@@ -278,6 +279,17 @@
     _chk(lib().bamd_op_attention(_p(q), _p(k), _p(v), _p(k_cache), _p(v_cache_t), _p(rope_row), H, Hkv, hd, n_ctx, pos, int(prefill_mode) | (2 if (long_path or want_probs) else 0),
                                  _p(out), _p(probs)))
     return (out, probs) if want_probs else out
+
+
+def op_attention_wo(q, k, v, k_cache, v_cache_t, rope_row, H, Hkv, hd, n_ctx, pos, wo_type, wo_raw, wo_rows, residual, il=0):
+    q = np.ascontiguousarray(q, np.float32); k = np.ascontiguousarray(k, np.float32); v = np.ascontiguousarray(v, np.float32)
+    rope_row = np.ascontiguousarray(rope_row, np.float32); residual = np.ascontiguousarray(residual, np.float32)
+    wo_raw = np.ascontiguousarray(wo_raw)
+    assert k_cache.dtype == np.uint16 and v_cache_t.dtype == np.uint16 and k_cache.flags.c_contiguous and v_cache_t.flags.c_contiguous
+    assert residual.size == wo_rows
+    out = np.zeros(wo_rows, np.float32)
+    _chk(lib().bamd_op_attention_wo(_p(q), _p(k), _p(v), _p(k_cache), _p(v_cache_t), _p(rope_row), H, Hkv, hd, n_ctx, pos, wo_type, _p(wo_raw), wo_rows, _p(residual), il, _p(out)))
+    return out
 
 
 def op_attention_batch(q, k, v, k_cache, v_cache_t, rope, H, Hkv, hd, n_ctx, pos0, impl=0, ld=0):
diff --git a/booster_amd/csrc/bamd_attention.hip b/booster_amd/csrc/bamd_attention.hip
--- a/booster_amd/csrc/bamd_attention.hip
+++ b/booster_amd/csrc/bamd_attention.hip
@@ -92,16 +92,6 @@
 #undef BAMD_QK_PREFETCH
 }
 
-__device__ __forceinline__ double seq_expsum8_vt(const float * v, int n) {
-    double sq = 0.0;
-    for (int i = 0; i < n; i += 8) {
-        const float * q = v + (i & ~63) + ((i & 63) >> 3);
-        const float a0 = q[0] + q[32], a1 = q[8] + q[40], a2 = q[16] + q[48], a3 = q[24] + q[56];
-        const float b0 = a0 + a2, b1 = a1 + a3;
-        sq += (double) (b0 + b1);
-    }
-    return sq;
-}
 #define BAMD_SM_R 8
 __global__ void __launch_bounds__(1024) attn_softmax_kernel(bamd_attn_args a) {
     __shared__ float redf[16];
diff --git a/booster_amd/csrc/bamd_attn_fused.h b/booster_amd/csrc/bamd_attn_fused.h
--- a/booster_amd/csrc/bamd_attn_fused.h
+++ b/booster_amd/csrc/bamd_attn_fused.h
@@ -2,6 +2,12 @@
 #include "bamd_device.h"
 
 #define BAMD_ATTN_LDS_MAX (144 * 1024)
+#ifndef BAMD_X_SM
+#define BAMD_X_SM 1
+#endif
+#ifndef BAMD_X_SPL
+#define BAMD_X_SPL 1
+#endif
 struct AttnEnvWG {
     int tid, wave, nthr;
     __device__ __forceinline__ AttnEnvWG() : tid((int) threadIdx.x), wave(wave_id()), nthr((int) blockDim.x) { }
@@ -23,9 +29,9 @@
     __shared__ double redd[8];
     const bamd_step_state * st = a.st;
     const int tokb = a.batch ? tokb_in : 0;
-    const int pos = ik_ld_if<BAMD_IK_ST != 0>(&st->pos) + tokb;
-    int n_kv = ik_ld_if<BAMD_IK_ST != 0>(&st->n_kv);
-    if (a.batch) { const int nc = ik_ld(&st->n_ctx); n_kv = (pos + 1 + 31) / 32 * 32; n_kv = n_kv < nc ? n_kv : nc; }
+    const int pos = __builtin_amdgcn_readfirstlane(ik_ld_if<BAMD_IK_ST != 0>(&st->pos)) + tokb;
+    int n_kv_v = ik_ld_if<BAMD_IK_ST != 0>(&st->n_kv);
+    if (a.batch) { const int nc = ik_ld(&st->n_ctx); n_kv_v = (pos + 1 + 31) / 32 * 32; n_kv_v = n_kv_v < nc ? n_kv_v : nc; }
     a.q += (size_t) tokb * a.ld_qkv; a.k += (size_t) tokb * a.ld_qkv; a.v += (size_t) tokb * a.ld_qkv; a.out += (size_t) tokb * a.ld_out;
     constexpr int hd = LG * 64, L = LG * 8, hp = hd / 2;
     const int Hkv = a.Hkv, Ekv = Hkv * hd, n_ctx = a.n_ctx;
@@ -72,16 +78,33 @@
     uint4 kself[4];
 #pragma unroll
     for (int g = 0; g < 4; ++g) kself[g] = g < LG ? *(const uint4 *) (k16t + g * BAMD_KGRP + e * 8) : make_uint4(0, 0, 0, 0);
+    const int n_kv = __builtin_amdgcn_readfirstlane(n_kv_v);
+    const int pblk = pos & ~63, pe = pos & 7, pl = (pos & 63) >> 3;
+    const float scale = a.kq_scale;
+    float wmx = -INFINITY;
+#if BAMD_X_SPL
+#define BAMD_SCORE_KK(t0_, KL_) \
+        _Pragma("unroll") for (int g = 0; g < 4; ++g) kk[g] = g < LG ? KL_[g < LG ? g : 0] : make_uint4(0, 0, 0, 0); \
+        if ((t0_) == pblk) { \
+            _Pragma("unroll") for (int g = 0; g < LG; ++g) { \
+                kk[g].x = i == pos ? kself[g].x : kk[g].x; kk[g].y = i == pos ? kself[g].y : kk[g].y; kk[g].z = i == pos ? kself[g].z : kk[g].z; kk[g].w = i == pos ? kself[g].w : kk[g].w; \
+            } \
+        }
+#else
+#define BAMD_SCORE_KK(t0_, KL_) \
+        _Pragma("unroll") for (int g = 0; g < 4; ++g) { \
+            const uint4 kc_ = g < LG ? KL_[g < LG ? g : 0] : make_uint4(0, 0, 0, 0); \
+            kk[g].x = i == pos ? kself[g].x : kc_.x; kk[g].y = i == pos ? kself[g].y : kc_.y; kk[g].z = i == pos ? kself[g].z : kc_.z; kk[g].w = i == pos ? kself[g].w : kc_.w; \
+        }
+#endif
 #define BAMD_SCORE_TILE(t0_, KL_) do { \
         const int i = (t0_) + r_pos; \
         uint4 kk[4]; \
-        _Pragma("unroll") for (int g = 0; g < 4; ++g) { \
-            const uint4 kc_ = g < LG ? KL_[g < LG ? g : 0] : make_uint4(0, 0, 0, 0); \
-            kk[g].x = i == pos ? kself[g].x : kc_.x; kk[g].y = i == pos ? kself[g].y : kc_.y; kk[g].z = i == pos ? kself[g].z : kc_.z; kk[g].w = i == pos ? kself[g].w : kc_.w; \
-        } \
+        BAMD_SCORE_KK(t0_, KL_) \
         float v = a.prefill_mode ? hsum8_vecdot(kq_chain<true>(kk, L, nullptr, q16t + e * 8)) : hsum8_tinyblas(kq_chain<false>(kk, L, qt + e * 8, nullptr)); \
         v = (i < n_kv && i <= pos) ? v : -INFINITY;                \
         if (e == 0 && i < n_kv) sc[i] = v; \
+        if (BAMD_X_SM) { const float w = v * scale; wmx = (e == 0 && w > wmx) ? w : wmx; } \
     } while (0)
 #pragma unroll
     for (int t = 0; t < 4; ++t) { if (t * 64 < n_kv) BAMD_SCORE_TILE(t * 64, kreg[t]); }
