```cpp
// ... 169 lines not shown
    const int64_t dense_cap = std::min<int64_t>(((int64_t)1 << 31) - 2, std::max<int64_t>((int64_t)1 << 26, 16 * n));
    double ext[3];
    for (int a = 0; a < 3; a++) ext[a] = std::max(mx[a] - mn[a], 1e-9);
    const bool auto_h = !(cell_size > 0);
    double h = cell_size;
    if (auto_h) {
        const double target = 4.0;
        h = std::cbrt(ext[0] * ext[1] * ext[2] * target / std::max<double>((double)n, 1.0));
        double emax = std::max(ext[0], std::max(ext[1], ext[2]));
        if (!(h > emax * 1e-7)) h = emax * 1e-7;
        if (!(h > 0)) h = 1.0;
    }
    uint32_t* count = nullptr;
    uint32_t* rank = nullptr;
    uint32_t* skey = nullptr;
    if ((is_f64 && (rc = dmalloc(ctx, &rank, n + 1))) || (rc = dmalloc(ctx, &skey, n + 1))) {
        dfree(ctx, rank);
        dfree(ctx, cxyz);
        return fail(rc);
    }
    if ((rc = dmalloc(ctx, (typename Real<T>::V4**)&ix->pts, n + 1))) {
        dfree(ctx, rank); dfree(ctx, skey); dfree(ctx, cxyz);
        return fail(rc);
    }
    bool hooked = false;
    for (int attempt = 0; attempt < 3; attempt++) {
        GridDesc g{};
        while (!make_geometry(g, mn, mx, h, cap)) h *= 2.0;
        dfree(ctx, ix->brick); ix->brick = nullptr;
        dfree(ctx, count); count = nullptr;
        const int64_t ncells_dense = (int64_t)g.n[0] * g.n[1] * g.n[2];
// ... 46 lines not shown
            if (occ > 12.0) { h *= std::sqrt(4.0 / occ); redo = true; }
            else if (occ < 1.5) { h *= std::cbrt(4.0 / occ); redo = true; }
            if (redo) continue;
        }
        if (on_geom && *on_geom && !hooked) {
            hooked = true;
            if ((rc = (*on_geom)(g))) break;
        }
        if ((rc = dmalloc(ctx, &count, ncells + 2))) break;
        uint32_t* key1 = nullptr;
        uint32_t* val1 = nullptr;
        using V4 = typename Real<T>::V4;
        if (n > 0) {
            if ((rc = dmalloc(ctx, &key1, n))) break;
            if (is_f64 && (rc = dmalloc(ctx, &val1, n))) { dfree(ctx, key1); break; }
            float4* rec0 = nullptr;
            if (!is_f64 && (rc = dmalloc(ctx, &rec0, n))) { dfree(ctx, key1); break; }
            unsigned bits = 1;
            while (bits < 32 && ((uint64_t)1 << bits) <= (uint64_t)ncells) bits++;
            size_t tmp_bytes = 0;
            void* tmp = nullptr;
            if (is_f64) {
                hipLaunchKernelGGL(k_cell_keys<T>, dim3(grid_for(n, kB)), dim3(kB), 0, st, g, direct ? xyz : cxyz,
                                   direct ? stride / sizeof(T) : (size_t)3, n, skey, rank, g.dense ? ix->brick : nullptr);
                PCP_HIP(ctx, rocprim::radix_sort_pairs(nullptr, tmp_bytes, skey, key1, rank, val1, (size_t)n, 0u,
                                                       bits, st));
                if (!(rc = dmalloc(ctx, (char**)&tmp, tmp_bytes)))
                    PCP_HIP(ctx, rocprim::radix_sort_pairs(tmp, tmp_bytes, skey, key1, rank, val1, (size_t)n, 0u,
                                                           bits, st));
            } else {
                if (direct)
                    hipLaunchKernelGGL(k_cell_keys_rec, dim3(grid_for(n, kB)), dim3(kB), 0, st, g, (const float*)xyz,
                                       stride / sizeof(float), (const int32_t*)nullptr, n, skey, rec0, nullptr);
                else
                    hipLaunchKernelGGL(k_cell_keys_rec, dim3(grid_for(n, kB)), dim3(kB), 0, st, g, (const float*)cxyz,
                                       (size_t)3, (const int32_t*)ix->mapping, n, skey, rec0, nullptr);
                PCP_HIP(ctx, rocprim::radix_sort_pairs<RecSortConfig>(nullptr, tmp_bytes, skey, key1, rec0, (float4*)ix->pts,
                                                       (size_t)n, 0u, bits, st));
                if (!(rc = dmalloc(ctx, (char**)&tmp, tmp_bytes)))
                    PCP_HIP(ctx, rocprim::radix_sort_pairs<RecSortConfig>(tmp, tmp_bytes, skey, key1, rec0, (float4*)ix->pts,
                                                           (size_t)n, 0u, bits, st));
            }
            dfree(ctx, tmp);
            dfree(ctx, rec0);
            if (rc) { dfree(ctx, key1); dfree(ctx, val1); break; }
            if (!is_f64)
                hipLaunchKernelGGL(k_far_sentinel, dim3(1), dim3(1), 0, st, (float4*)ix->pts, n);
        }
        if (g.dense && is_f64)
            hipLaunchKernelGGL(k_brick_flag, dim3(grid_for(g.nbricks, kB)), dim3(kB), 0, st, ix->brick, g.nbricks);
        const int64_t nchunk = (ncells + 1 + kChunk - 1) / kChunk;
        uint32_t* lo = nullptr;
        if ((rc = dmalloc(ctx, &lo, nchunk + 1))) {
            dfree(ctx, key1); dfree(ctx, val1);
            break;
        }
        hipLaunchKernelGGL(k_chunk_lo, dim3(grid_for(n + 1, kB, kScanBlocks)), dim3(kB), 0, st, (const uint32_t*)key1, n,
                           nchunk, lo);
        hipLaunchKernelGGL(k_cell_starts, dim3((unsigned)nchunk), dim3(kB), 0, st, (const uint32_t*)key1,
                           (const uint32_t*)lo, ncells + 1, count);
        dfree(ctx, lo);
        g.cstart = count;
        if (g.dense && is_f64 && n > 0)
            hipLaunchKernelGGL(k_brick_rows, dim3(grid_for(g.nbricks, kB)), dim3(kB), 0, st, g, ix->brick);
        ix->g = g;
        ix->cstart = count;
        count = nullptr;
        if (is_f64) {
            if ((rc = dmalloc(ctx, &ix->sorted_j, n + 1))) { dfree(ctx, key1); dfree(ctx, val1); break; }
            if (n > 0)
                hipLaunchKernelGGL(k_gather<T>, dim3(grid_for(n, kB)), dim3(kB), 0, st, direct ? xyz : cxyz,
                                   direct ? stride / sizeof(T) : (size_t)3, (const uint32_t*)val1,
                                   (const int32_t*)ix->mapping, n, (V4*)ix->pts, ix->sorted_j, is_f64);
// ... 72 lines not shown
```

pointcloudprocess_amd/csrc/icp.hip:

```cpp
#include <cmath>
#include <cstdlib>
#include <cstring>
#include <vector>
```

● **Work instructions**: Show a copy of each line from the records above in which the string "redo" occurs.

● **Answer to this task**:
            if (occ > 12.0) { h *= std::sqrt(4.0 / occ); redo = true; }
            else if (occ < 1.5) { h *= std::cbrt(4.0 / occ); redo = true; }
            if (redo) continue;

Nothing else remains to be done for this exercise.